Below is a listing. Copy each line of it that holds the word "high".

■ Exercise materials
------------------------------------------------

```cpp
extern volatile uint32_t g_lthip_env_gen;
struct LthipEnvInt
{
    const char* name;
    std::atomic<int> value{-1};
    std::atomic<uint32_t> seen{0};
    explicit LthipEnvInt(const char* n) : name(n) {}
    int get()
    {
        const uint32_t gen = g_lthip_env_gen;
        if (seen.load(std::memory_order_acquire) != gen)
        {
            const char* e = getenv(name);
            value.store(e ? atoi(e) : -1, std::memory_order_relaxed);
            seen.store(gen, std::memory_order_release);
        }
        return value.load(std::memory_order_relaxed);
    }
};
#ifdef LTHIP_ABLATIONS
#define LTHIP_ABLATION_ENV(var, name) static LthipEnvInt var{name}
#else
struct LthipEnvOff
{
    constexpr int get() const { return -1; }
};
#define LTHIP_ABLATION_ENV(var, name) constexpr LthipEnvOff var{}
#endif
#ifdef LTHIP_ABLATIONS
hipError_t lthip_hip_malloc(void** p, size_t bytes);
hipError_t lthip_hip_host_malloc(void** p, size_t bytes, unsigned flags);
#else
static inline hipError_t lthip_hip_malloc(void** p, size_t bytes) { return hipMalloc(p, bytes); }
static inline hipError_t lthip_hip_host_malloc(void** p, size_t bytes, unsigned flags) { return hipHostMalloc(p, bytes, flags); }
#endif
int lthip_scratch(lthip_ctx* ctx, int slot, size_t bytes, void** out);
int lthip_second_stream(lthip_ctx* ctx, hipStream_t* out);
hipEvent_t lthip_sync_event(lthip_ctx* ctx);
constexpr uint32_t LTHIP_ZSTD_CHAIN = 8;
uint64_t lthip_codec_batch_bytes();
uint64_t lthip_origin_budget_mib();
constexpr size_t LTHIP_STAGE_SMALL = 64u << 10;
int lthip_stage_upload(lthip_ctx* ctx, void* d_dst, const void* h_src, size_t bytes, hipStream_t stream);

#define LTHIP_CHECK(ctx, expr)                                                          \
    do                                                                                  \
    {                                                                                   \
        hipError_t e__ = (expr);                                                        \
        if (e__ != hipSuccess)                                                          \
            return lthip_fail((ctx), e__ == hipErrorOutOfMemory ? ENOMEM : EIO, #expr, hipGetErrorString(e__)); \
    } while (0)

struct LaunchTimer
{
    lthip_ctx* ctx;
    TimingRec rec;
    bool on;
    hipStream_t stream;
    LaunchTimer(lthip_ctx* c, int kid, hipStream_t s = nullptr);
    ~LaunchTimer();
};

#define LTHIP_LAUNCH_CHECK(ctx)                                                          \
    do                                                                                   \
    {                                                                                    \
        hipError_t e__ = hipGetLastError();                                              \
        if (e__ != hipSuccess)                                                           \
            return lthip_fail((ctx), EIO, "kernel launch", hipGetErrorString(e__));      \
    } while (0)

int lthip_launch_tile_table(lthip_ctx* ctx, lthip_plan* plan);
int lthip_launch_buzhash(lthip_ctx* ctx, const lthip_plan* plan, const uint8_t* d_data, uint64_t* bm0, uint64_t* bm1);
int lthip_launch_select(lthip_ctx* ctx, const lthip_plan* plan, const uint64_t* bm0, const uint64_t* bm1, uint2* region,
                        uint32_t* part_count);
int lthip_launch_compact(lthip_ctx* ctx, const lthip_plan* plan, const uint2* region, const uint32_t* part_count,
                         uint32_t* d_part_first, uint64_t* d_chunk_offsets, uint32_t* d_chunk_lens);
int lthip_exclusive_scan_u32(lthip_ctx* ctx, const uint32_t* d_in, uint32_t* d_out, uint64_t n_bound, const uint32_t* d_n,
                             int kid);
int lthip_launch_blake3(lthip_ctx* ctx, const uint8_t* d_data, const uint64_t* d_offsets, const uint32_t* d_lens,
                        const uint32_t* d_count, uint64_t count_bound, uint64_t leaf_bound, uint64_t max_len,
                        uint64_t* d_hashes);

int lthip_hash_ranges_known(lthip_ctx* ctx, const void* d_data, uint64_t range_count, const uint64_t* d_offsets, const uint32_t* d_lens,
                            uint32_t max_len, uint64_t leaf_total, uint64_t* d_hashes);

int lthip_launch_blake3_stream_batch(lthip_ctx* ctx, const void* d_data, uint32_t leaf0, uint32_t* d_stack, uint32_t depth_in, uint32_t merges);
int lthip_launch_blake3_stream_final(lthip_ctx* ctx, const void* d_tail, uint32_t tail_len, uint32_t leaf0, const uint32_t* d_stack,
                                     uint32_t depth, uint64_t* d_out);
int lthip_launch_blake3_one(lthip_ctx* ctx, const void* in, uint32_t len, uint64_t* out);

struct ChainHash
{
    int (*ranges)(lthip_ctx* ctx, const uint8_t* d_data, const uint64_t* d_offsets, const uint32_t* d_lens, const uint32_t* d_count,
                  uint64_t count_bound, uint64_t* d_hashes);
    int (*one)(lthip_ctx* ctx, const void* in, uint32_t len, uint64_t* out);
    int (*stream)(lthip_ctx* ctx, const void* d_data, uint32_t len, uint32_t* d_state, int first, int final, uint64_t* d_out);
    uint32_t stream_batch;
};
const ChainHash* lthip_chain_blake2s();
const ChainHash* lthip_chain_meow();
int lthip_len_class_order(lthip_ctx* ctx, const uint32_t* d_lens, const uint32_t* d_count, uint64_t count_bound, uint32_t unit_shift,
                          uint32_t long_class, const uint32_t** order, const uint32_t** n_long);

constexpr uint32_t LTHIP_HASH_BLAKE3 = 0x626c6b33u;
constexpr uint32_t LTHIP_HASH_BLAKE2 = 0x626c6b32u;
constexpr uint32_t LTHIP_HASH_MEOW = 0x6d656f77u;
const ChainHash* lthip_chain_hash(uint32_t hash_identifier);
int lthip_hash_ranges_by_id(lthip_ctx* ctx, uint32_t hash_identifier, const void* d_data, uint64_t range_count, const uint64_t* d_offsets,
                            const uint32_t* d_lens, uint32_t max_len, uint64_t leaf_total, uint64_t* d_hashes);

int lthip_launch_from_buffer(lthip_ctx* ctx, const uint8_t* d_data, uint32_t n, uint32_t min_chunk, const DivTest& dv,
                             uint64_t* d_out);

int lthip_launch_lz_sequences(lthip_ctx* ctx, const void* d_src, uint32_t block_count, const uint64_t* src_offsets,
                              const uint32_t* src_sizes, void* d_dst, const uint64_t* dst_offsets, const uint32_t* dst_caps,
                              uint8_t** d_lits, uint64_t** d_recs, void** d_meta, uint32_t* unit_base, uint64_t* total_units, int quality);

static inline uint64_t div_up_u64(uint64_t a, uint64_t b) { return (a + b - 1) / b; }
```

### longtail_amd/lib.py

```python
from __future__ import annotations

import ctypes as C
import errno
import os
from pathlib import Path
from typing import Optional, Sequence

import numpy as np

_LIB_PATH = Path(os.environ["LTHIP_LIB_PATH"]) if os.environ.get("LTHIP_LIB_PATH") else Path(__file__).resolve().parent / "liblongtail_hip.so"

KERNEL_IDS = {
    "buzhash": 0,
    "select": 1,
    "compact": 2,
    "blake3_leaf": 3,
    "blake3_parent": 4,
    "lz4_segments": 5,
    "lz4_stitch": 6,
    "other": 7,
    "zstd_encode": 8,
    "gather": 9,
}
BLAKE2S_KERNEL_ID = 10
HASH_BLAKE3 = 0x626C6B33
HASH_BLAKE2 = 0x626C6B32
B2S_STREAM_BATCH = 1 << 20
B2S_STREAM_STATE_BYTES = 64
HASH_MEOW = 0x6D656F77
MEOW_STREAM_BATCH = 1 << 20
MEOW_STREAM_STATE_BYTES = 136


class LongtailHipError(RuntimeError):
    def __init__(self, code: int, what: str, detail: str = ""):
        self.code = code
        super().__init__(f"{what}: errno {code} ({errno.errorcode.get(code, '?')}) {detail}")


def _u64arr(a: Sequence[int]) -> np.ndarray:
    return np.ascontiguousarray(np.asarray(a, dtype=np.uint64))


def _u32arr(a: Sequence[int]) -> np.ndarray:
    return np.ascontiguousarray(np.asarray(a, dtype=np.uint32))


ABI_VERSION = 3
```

------------------------------------------------

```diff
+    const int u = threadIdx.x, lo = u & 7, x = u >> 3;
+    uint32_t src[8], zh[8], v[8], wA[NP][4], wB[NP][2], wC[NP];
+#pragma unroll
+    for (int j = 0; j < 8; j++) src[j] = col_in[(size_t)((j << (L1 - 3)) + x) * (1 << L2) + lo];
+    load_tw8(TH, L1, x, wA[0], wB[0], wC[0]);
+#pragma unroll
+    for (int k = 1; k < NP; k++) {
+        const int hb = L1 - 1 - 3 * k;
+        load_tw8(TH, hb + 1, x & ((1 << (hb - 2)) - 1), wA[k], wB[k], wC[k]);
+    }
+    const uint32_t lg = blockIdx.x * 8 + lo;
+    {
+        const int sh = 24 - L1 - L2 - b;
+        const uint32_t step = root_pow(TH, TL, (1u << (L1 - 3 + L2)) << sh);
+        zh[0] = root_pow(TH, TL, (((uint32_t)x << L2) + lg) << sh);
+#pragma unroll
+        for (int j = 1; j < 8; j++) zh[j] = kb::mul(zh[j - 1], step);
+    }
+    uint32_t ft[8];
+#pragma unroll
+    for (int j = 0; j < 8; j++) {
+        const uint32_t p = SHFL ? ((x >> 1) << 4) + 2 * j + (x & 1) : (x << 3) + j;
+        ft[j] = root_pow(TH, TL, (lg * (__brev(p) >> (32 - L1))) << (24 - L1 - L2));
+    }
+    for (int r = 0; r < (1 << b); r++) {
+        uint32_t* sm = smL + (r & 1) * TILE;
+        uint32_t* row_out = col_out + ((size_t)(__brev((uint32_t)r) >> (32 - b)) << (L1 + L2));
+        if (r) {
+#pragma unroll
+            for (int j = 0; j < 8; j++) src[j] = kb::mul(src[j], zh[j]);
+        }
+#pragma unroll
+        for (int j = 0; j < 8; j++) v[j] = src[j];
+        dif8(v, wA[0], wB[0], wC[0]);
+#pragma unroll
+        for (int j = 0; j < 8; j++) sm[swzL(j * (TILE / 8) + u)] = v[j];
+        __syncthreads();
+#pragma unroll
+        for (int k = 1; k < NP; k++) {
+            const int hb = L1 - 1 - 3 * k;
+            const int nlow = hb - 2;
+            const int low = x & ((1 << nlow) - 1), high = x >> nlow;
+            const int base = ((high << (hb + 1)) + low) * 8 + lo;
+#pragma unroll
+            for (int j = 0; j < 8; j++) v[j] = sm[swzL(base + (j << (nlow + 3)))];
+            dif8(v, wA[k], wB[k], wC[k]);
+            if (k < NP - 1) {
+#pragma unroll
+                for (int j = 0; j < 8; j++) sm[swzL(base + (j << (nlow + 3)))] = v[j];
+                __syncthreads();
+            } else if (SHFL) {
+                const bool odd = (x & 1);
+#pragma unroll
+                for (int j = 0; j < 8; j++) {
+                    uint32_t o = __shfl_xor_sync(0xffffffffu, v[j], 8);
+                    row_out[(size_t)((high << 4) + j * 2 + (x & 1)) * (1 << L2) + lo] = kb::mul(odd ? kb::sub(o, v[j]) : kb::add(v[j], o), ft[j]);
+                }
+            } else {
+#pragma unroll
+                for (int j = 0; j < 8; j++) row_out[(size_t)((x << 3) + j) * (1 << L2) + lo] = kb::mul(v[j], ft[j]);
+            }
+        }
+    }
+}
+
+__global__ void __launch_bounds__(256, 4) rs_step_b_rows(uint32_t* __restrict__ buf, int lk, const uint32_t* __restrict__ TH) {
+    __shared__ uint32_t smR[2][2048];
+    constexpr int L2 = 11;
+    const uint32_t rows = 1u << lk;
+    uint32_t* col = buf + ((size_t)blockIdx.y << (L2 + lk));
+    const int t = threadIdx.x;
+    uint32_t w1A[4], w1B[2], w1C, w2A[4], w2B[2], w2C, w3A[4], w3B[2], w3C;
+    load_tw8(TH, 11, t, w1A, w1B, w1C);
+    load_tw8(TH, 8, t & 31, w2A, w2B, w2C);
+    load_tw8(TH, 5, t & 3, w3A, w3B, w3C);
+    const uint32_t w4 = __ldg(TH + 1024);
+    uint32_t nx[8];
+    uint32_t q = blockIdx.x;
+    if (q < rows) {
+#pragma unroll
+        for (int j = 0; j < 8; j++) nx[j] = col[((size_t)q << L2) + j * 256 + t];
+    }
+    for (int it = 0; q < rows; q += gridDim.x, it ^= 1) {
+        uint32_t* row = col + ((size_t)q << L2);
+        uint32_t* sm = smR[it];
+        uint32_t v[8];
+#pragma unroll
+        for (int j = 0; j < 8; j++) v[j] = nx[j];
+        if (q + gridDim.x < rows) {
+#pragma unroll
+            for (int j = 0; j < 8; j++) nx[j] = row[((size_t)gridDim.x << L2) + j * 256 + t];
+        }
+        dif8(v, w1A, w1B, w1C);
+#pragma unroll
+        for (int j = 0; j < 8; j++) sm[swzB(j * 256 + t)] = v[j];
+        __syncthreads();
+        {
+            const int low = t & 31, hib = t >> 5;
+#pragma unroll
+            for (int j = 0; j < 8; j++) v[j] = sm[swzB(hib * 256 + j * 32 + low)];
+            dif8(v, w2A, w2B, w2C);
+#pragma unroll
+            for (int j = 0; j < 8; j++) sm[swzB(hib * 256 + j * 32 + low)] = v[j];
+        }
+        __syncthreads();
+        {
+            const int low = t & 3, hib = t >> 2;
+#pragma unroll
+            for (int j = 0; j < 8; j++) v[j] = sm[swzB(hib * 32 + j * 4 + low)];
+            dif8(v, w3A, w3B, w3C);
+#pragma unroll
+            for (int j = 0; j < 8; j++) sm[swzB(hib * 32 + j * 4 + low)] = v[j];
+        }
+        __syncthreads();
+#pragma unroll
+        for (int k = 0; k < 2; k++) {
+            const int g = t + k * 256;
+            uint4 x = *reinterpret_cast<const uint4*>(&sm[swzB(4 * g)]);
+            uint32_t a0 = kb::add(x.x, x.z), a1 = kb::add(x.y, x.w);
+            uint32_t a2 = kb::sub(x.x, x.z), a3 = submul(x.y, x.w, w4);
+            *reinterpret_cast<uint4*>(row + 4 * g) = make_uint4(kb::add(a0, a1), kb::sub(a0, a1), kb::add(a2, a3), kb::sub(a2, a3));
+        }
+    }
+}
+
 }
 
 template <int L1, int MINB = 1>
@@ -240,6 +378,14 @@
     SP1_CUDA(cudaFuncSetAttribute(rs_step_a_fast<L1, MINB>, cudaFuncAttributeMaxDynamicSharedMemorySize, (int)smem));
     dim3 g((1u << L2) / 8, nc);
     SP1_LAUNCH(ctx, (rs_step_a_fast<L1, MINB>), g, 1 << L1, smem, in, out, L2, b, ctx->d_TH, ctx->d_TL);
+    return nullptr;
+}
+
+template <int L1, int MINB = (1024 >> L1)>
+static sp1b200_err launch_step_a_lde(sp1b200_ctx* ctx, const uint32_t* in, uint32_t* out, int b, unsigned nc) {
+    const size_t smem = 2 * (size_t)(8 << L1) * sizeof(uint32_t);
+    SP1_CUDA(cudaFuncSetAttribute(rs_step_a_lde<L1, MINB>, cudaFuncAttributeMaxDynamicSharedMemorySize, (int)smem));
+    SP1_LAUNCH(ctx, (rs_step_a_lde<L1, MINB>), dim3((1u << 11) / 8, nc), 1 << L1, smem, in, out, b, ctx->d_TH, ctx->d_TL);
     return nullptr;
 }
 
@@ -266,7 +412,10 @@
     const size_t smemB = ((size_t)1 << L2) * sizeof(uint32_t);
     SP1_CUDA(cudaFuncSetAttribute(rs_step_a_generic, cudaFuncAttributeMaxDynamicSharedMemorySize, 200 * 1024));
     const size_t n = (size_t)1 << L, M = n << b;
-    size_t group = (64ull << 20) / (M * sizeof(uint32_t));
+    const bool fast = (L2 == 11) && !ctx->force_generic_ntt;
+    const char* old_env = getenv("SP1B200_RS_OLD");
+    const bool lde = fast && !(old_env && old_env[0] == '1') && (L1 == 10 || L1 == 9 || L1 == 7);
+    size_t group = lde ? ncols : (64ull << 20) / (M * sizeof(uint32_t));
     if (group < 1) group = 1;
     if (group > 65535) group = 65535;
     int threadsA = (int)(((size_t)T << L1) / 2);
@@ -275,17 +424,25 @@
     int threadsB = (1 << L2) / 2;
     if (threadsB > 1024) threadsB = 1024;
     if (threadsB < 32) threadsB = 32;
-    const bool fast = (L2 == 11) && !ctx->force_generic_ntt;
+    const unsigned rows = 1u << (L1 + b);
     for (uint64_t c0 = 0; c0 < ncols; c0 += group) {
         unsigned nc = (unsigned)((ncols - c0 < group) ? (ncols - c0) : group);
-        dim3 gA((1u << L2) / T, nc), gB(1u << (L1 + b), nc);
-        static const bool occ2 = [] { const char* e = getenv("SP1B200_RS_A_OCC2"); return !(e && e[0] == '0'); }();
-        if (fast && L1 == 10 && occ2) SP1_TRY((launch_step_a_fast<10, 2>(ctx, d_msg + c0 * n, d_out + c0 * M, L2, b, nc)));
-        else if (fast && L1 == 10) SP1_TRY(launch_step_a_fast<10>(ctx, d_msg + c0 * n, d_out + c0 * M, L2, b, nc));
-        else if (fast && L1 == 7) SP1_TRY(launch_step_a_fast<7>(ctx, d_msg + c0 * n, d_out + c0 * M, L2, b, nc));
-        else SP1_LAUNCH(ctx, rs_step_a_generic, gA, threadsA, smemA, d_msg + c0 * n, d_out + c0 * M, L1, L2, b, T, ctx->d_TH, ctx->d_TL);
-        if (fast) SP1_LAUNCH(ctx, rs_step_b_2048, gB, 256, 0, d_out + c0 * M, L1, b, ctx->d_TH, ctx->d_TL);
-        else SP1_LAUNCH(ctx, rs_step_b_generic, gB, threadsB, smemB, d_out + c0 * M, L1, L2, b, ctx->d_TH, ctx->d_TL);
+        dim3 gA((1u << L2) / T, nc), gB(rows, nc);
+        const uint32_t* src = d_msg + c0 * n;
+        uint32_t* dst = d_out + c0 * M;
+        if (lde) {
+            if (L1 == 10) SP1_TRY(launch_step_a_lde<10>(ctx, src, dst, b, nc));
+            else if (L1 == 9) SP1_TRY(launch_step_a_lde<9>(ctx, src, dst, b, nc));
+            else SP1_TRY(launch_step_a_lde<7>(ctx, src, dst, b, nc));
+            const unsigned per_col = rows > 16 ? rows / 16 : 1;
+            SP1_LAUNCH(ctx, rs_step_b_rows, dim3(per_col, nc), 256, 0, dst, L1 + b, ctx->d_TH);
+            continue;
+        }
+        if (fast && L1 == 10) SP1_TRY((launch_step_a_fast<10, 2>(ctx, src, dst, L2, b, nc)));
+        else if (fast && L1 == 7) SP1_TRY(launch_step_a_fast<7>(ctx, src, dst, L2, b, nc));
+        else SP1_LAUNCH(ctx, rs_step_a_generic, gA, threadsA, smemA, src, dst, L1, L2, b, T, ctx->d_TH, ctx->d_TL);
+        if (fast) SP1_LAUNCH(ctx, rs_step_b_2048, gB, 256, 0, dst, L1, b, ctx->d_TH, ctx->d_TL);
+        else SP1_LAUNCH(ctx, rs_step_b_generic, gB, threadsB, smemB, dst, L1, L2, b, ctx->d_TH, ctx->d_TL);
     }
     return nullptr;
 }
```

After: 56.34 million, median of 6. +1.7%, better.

------------------------------------------------

■ Answer section
+            const int low = x & ((1 << nlow) - 1), high = x >> nlow;
+            const int base = ((high << (hb + 1)) + low) * 8 + lo;
+                    row_out[(size_t)((high << 4) + j * 2 + (x & 1)) * (1 << L2) + lo] = kb::mul(odd ? kb::sub(o, v[j]) : kb::add(v[j], o), ft[j]);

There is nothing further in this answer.